Conjugation Of A Sentence in Tutelo-Saponi

Rankin, Robert L. rankin at KU.EDU
Sat May 25 20:07:39 UTC 2013


I agree with Willem and Dave that we can’t just translate the English word-for-word into Tutelo-Saponi.  The Siouan way of saying ‘I love the smell of sweetgrass’ would not contain an equivalent for “of”, in fact I’m not at all sure that there is ever much of an equivalent of that preposition in Siouan.  I think the way it would be expressed in a Siouan language would be something close to ‘Sweetgrass-smell to.me-it.is.good’.  And actually, the words translated ‘love’ in the literature are a compound of yaⁿt-‘heart’, o- ‘in it’, and steke ‘good’.

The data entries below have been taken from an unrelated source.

# DaehwanKimLab/centrifuge

Measured on AMD Instinct MI355X. Metric: classified reads/sec (whole node) on 100bp synthetic reads vs p_compressed; HBM GB/s achieved, higher is better.
Workload: dtype u64

## Files before the change

### centrifuge_amd/csrc/cf_device.hip

```cpp
#include <hip/hip_runtime.h>
#include <sched.h>
#include <dlfcn.h>

#include <algorithm>
#include <cmath>
#include <chrono>
#include <cstdio>
#include <cstdlib>
#include <cstring>
#include <memory>
#include <mutex>
#include <stdexcept>
#include <string>
#include <vector>

#include "../../include/centrifuge_amd.h"
#include "cf_index.hpp"
#include "cf_kernels.hpp"
#include "cf_scan.hpp"
#include "cf_textio.hpp"
#include "cf_inflate.hpp"
#include "cf_restore.hpp"
#include "cf_plan.hpp"
#include "cf_knobs.hpp"
// ... 1285 lines not shown
    bt->maxLenHost = maxLen;
    const uint64_t nq = bt->nQueries;
    bt->bases.ensure(nWords + 16); bt->nmask.ensure(nWords + 16);
    bt->rlen.ensure(nReads + 16); bt->seeds.ensure(nReads + 1); bt->woff.ensure(nReads + 1);
    bt->pass.ensure(nReads + 1); bt->hitCap.ensure(nReads + 16);
    bt->slotOf.ensure(nReads + 1); bt->hitBase.ensure(nReads + 1); bt->items.ensure(nReads + 1);
    bt->nhml.ensure(2 * nReads + 1);
    bt->maxScore.ensure(nq + 1); bt->qflag.ensure(nq + 1); bt->qhead.ensure(nq + 1); bt->qRows.ensure(nq + 16); bt->qBase.ensure(nq + 1);
    bt->qplan.ensure((nq + 1) * kInlinePlan); bt->o1tax.ensure((nq + 1) * kFieldRows); bt->o1a.ensure((nq + 1) * kFieldRows); bt->o1b.ensure((nq + 1) * kFieldRows);
    bt->slowPost.ensure(nq + 1); bt->slowScore.ensure(nq + 1);
    if (envInt("CF_EARLY_SCORE", 0)) bt->postDeferred.ensure(nq + 16);
    bt->out.ensure(nq * (uint64_t)cl->d.k + 1); bt->nOut.ensure(nq + 16); bt->score2.ensure(nq + 1); bt->rowFirst.ensure(nq + 1);
    bt->cursor.ensure(4); bt->ops.ensure(1); bt->st.ensure(1);
    bt->tileA.ensure(scan_tiles_for(std::max(nReads, nq)) + 1); bt->tileC.ensure(scan_tiles_for(std::max(nReads, nq)) + 1);
    bt->recWords = searchVersion() != 2 ? 0u : maxLen <= 128 ? 4u : maxLen <= 192 ? 6u : maxLen <= 256 ? 8u : 0u;
    if ((uint64_t)(0.15 * maxLen) + maxLen / (uint64_t)ftc + 3 >= 255) bt->recWords = 0;
    bt->selfRecords = bt->recWords && cl->ix->d.planes && nWords < 0xffffffffull && envInt("CF_SELF_RECORDS", 1);
    if (bt->selfRecords) bt->itemMeta.ensure(8 * nReads + 8);
    bt->revDelta = bt->selfRecords && 2 * nWords + 64 < 0xffffffffull && envInt("CF_REV_WORDS", 1) ? (uint32_t)nWords + 16u : 0u;
    if (bt->revDelta) bt->bases.ensure(2 * (nWords + 16));
    else if (bt->recWords) bt->recs.ensure(2 * nReads * (uint64_t)rec_bytes((int)bt->recWords) + 64);
    uint64_t hitsWant = 2 * ((nBases ? nBases : 32 * nWords) / ftc + 2 * nReads);
    hitsWant += hitsWant / 50 + 4096;
    if (bt->hitsCapLimit) hitsWant = std::min(hitsWant, bt->hitsCapLimit);
    if (bt->hits.n < hitsWant) bt->hits.ensure(hitsWant);
    if (bt->recWords && bt->hits.n > 0xffffffffull) throw ArgError("batch too large: its hit lists need 32-bit offsets, split it");
    uint64_t rowsWant = std::max<uint64_t>(4 * nq, 1u << 16);
    if (bt->plannedPerQuery > 0) rowsWant = std::max<uint64_t>(rowsWant, (uint64_t)((double)nq * bt->plannedPerQuery * 1.15));
    if (const int per = envInt("CF_ROWS_PER_QUERY", 0)) rowsWant = std::max<uint64_t>((uint64_t)per * nq, 1024);
    if (bt->rowsCapLimit) rowsWant = bt->rowsCapLimit;
    if (bt->rowVal.n < rowsWant || bt->rowsCapLimit) { bt->rowVal.ensure(rowsWant); bt->rowRef.ensure(rowsWant); bt->hm.ensure(rowsWant); bt->tc.ensure(rowsWant); }
    bt->outCompact.ensure(nq * (uint64_t)cl->d.k + 1);
    bt->hSt.ensure(1); bt->hOps.ensure(1);
    bt->hNOut.ensure(nq + 1); bt->hScore2.ensure(nq + 1); bt->hMaxScore.ensure(nq + 1);
    if (bt->resultFormat == CF_RESULTS_NARROW) { bt->qinfo.ensure(nq + 16); bt->hQInfo.ensure(nq + 16); }
    bt->rowsSpec = bt->rowsPerQuery > 0 ? (uint64_t)((double)nq * bt->rowsPerQuery * 1.04) + 4096 : nq + nq / 4 + 1024;
    bt->rowsSpec = std::min<uint64_t>(bt->rowsSpec, nq * (uint64_t)cl->d.k);
    bt->hRows.ensure(std::max<uint64_t>(bt->rowsSpec, nq + nq / 4 + 1024));
    if (g_dryBytes) return;
    if (!bt->evInit) { for (auto &e : bt->ev) HIP_OK(hipEventCreate(&e)); HIP_OK(hipEventCreate(&bt->evLate)); HIP_OK(hipEventCreate(&bt->evPostFast)); HIP_OK(hipEventCreate(&bt->evPost)); bt->evInit = true; }
    if (!bt->tail && (envInt("CF_TAIL_STREAM", 0) || envInt("CF_EARLY_SCORE", 0))) HIP_OK(hipStreamCreateWithFlags(&bt->tail, hipStreamNonBlocking));
}
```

I’ve never heard of William Meuse, but from his spellings, it looks as though he just copied the Dorsey file from the Smithsonian letter for letter.  It’s better to use Oliverio, since she standardized the spellings, included all earlier research and includes context with examples.

I don’t know the range of sweetgrass for certain, but I doubt the Tutelos had it in any quantity and I don’t think it grows that far south.  The term for sweetgrass in Dakota-Lakota matches the word for ‘onion’ in Kansa and Osage.  I don’t know which meaning was the original one, though onions are more widespread.

The Tutelo word ‘oto:’ just means ‘to be blue or green’.  In that sense it probably wouldn’t be used for ‘grass' by itself..  So I don’t know what to do about trying to translate ‘sweetgrass’.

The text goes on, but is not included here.